Un point de vue Fondemos

 

Ce briefing sensibilise aux conséquences, sur les secteurs du développement et de l’humanitaire en Asie du Sud-Est, de la décision de l’administration Trump de geler les programmes d’aide. Il décrira comment l’UE pourrait étendre d’urgence son engagement afin de pallier ce retrait en tirant parti des cadres existants tout en accélérant de nouvelles initiatives pour renforcer la stabilité régionale, défendre la démocratie et le multilatéralisme et contrebalancer l’influence croissante de la Chine.

 

CONTEXTE

Le retrait de l’aide américaine au développement et de l’aide humanitaire, notamment avec la fermeture de l’agence USAID le 7 février 2024[1], a créé un déficit important de financement dans plusieurs secteurs dont la santé, l’éducation et la réponse aux catastrophes. Cette situation dramatique pour les populations d’Asie du Sud-Est offre néanmoins une fenêtre d’opportunité pour l’Union européenne, qui est bien placée pour intervenir en tant que partenaire fiable en capitalisant sur les cadres d’aide existants et les partenariats stratégiques déjà en place avec l’ANASE. L’Union européenne, qui est le quatrième investisseur étranger[2] et le troisième partenaire commercial de l’ANASE[3], pourrait ainsi bénéficier d’un développement mutuellement bénéfique.

L’aide de l’UE visant à combler ces lacunes doit s’accompagner d’une collaboration renforcée avec l’ANASE par le biais d’un financement accru et de l’expansion de ses programmes, ce qui permettrait de contrer l’influence chinoise tout en garantissant un développement durable et la stabilité régionale.
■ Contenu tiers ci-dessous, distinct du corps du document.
__device__ __forceinline__ unsigned cvt_pk_f16(float a, float b) {
    const floatx2 v = {a, b};
    return __builtin_bit_cast(unsigned, __builtin_convertvector(v, f16x2));
}
__device__ __forceinline__ float f16_lo(unsigned p) { return (float)__builtin_bit_cast(_Float16, (unsigned short)(p & 0xffffu)); }
__device__ __forceinline__ float f16_hi(unsigned p) { return (float)__builtin_bit_cast(_Float16, (unsigned short)(p >> 16)); }

__device__ __forceinline__ unsigned cvt_pk_bf16(float a, float b) {
    const floatx2 v = {a, b};
    return __builtin_bit_cast(unsigned, __builtin_convertvector(v, bf16x2));
}

__device__ __forceinline__ float epilogue_store(const ConvArgs &p, int m, int col, float v,
                                                float sc, float sh) {
    const int hw = p.Ho * p.Wo;
    if (p.posb) v += p.posb[(long long)(m % hw) * p.K + col];
    v = fmaf(v, sc, sh);
    if (p.res) v += p.res[(long long)m * p.res_ld + col];
    v = ppy_apply_act(v, p.act);
    if (!p.ups) {
        p.y[(long long)m * p.y_ld + col] = v;
    } else {
        const int n = m / hw, rem = m - n * hw;
        const int ho = rem / p.Wo, wo = rem - ho * p.Wo;
        const long long W2 = 2LL * p.Wo;
        float *o = p.y + (((long long)n * 2 * p.Ho + 2 * ho) * W2 + 2 * wo) * p.y_ld + col;
        o[0] = v;
        o[p.y_ld] = v;
        o[W2 * p.y_ld] = v;
        o[(W2 + 1) * p.y_ld] = v;
    }
    return v;
}

template <int TM, int TN, int WM, int WN, bool SPLIT, bool VEC>
__device__ __forceinline__ void tile_epilogue(const ConvArgs &p, floatx16 (&acc)[TM][TN], float *smem, int m0,
                                              int n0, int wm, int wn, int lane, int wave, int split,
                                              const float (*rowscale)[4] = nullptr, const float (*rowsplit)[4] = nullptr,
                                              bool split_out = false) {
    const int hw = p.Ho * p.Wo;
    if constexpr (VEC) {
        float *sE = smem + wave * (32 * LDS_LD);
        const int erow = lane >> 3, ec4 = (lane & 7) * 4;
        const int mw0 = min(m0 + wm * WM, p.M - 1), mw1 = min(m0 + wm * WM + WM - 1, p.M - 1);
        const int n_lo = mw0 / hw, n_hi = mw1 / hw;
        const int bnd = (n_lo + 1) * hw;
        float amx = 0.0f, amx_hi = 0.0f;
        floatx4 rv[TM][TN][4];
        if (!SPLIT && p.res) {
#pragma unroll
            for (int j = 0; j < TN; ++j)
#pragma unroll
                for (int i = 0; i < TM; ++i)
#pragma unroll
                    for (int t = 0; t < 4; ++t) {
                        const int col = n0 + wn * WN + j * 32 + ec4;
                        const int m = m0 + wm * WM + i * 32 + erow + 8 * t;
                        rv[i][j][t] = floatx4{0.f, 0.f, 0.f, 0.f};
                        if (col < p.K && m < p.M)
                            rv[i][j][t] = *reinterpret_cast<const floatx4 *>(p.res + (long long)m * p.res_ld + col);
                    }
        } else if (!SPLIT && p.posb) {
#pragma unroll
            for (int j = 0; j < TN; ++j)
#pragma unroll
                for (int i = 0; i < TM; ++i)
#pragma unroll
                    for (int t = 0; t < 4; ++t) {
                        const int col = n0 + wn * WN + j * 32 + ec4;
                        const int m = m0 + wm * WM + i * 32 + erow + 8 * t;
                        rv[i][j][t] = floatx4{0.f, 0.f, 0.f, 0.f};
                        if (col < p.K && m < p.M)
                            rv[i][j][t] = *reinterpret_cast<const floatx4 *>(p.posb + (long long)(m % hw) * p.K + col);
                    }
        }
        constexpr bool HOIST_SC = TM * TN < 4;
        floatx4 scv[HOIST_SC ? TN : 1], shv[HOIST_SC ? TN : 1];
        if constexpr (HOIST_SC) {
#pragma unroll
            for (int j = 0; j < TN; ++j) {
                const int col = n0 + wn * WN + j * 32 + ec4;
                scv[j] = floatx4{1.f, 1.f, 1.f, 1.f};
                shv[j] = floatx4{0.f, 0.f, 0.f, 0.f};
                if (!SPLIT && col < p.K) {
                    scv[j] = *reinterpret_cast<const floatx4 *>(p.scale + col);
                    shv[j] = *reinterpret_cast<const floatx4 *>(p.shift + col);
                }
            }
            if (!SPLIT) {
#pragma unroll
                for (int j = 0; j < TN; ++j) asm volatile("" : "+v"(scv[j]), "+v"(shv[j]));
            }
        }
        if (!SPLIT && (p.res || p.posb)) {
#pragma unroll
            for (int j = 0; j < TN; ++j)
#pragma unroll
                for (int i = 0; i < TM; ++i)
#pragma unroll
                    for (int t = 0; t < 4; ++t) asm volatile("" : "+v"(rv[i][j][t]));
        }
#pragma unroll
        for (int j = 0; j < TN; ++j) {
            const int col = n0 + wn * WN + j * 32 + ec4;
            const bool colok = col < p.K;
            floatx4 sc = {1.f, 1.f, 1.f, 1.f}, sh = {0.f, 0.f, 0.f, 0.f};
            if constexpr (HOIST_SC) {
                sc = scv[j];
                sh = shv[j];
            } else if (!SPLIT) {
                if (colok) {
                    sc = *reinterpret_cast<const floatx4 *>(p.scale + col);
                    sh = *reinterpret_cast<const floatx4 *>(p.shift + col);
                }
                asm volatile("" : "+v"(sc), "+v"(sh));
            }
#pragma unroll
            for (int i = 0; i < TM; ++i) {
                const int mbase = m0 + wm * WM + i * 32 + erow;
#pragma unroll
                for (int e = 0; e < 16; ++e) {
                    const int row = (e & 3) + 8 * (e >> 2) + 4 * (lane >> 5);
                    sE[row * LDS_LD + (lane & 31)] = acc[i][j][e];
                }
                __builtin_amdgcn_wave_barrier();
#pragma unroll
                for (int t = 0; t < 4; ++t) {
                    const int m = mbase + 8 * t;
                    floatx4 v = *reinterpret_cast<const floatx4 *>(sE + (erow + 8 * t) * LDS_LD + ec4);
                    if (rowscale) {
#pragma unroll
                        for (int u = 0; u < 4; ++u) v[u] *= rowscale[i][t];
                    }
                    if (colok && m < p.M) {
                        if (SPLIT) {
                            *reinterpret_cast<floatx4 *>(p.part + ((long long)split * p.M + m) * p.K + col) = v;
                        } else {
                            if (p.posb) {
                                floatx4 pb = rv[i][j][t];
                                if (p.res) {
                                    pb = *reinterpret_cast<const floatx4 *>(p.posb + (long long)(m % hw) * p.K + col);
                                    asm volatile("" : "+v"(pb));
                                }
#pragma unroll
                                for (int u = 0; u < 4; ++u) v[u] += pb[u];
                            }
#pragma unroll
                            for (int u = 0; u < 4; ++u) {
                                float o = fmaf(v[u], sc[u], sh[u]);
                                if (p.res) o += rv[i][j][t][u];
                                v[u] = ppy_apply_act(o, p.act);
                            }
                            {
                                const float rmx = fmaxf(fmaxf(fabsf(v[0]), fabsf(v[1])), fmaxf(fabsf(v[2]), fabsf(v[3])));
                                amx = fmaxf(amx, m < bnd ? rmx : 0.0f);
                                amx_hi = fmaxf(amx_hi, m < bnd ? 0.0f : rmx);
                            }
                            if (rowsplit != nullptr && split_out) {
                                typedef __attribute__((ext_vector_type(2))) unsigned uintx2_;
                                const float s = rowsplit[i][t];
                                const unsigned h0 = cvt_pk_f16(v[0] * s, v[1] * s), h1 = cvt_pk_f16(v[2] * s, v[3] * s);
                                const unsigned l0 = cvt_pk_f16(fmaf(v[0], s, -f16_lo(h0)), fmaf(v[1], s, -f16_hi(h0)));
                                const unsigned l1 = cvt_pk_f16(fmaf(v[2], s, -f16_lo(h1)), fmaf(v[3], s, -f16_hi(h1)));
                                char *o = reinterpret_cast<char *>(p.y + (long long)m * p.y_ld) + (col >> 5) * 128 + (col & 31) * 2;
                                *reinterpret_cast<uintx2_ *>(o) = uintx2_{h0, h1};
                                *reinterpret_cast<uintx2_ *>(o + 64) = uintx2_{l0, l1};
                            } else if (!p.ups) {
                                *reinterpret_cast<floatx4 *>(p.y + (long long)m * p.y_ld + col) = v;
                            } else {
                                const int n = m / hw, rem = m - n * hw;
                                const int ho = rem / p.Wo, wo = rem - ho * p.Wo;
                                const long long W2 = 2LL * p.Wo;
                                float *o = p.y + (((long long)n * 2 * p.Ho + 2 * ho) * W2 + 2 * wo) * p.y_ld + col;
                                *reinterpret_cast<floatx4 *>(o) = v;
                                *reinterpret_cast<floatx4 *>(o + p.y_ld) = v;
                                *reinterpret_cast<floatx4 *>(o + W2 * p.y_ld) = v;
                                *reinterpret_cast<floatx4 *>(o + (W2 + 1) * p.y_ld) = v;
                            }
                        }
                    }
                }
                __builtin_amdgcn_wave_barrier();
            }
        }
        if (!SPLIT && p.amax_out) amax_track2(amx, amx_hi, n_lo, n_hi, p.amax_out, blockIdx.x * 8 + wave);
        return;
    }
    float amx = 0.0f, amx_hi = 0.0f;
    const int mw0 = min(m0 + wm * WM, p.M - 1), mw1 = min(m0 + wm * WM + WM - 1, p.M - 1);
    const int n_lo = mw0 / hw, n_hi = mw1 / hw;
    const int bnd = (n_lo + 1) * hw;
#pragma unroll
    for (int j = 0; j < TN; ++j) {
        const int col = n0 + wn * WN + j * 32 + (lane & 31);
        const bool colok = col < p.K;
        float sc = 1.f, sh = 0.f;
        if (!SPLIT && colok) {
            sc = p.scale[col];
            sh = p.shift[col];
        }
#pragma unroll
        for (int i = 0; i < TM; ++i) {
#pragma unroll
            for (int e = 0; e < 16; ++e) {
                const int row = (e & 3) + 8 * (e >> 2) + 4 * (lane >> 5);
                const int m = m0 + wm * WM + i * 32 + row;
                if (colok && m < p.M) {
                    if (SPLIT)
                        p.part[((long long)split * p.M + m) * p.K + col] = acc[i][j][e];
                    else
                    {
                        const float a = fabsf(epilogue_store(p, m, col, acc[i][j][e], sc, sh));
                        amx = fmaxf(amx, m < bnd ? a : 0.0f);
                        amx_hi = fmaxf(amx_hi, m < bnd ? 0.0f : a);
                    }
                }
            }
        }
    }
    if (!SPLIT && p.amax_out) amax_track2(amx, amx_hi, n_lo, n_hi, p.amax_out, blockIdx.x * 8 + wave);
}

AIDE ACTUELLE DE L’UE À L’ASIE DU SUD-EST

L’UE est un partenaire majeur en matière de développement et d’aide humanitaire en Asie du Sud-Est :

Aide humanitaire

En 2025, l’UE a alloué 61 millions d’euros pour les crises en Asie du Sud-Est, en priorité au Myanmar et au Bangladesh. Cette somme comprend 10,3 millions d’euros pour la préparation aux catastrophes et 50,8 millions d’euros pour les besoins humanitaires directs [4]. Dans le cadre de son partenariat bilatéral avec l’ASEAN, l’Union européenne a également mis en œuvre le programme humanitaire « Soutien de l’UE au Centre d’assistance humanitaire de l’ASEAN (AHA) et à la réponse d’urgence de l’ASEAN (EU SAHA) », qui implique une enveloppe de financement de 7,2 millions d’euros pour la période 2020-2025. [5]

Aide au développement

Le programme « Soutien à l’intégration régionale de l’ANASE par l’UE » (ARISE) a alloué environ 40 millions d’euros pour la période 2017-2023. En parallèle, l’instrument de dialogue régional renforcé UE-ANASE (E READI) engage 20 millions d’euros sur la période 2017-2025 pour soutenir des dialogues thématiques couvrant une quarantaine de domaines prioritaires. Des partenariats bilatéraux existent avec la Thaïlande, le Cambodge, le Viêt Nam, les Philippines, la Malaisie, l’Indonésie et le Brunei. Enfin, dans le cadre de la stratégie plus large du Global Gateway, l’UE s’est engagée, lors du sommet commémoratif de décembre 2022, à mobiliser 10 milliards d’euros pour financer des projets de connectivité avec l’ANASE d’ici à 2027. Le mécanisme de financement vert catalytique de l’ANASE, soutenu par l’UE à hauteur de 50 millions d’euros, finance des infrastructures résistantes au climat, telles que les énergies renouvelables et les transports durables [6]. Toutes ces actions contribuent à la réalisation des objectifs de développement durable et soutiennent des initiatives phares telles que SWITCH-Asia, SMART Green ASEAN Cities et Horizon Europe, favorisant ainsi une croissance inclusive, durable et innovante dans la région de l’ANASE [7]. Des initiatives telles que CRIMARIO II (avec 7,5 millions d’euros alloués pour la période 20202024) renforcent encore la sécurité maritime et la stabilité régionale.

Développement de l’ANASE

Les États membres de l’UE ont contribué de manière significative au développement de l’ANASE par le biais de l’aide bilatérale, en se concentrant sur des domaines clés tels que les infrastructures durables et la résilience climatique. La France a engagé plus de 4 milliards d’euros par l’intermédiaire de l’AFD[8], soutenant des projets de connectivité en Indonésie et au Vietnam, des initiatives dans le domaine de la santé et de la sécurité maritime. L’Allemagne a alloué 184 millions d’euros à la biodiversité, à la formation professionnelle et aux programmes d’égalité des sexes[9].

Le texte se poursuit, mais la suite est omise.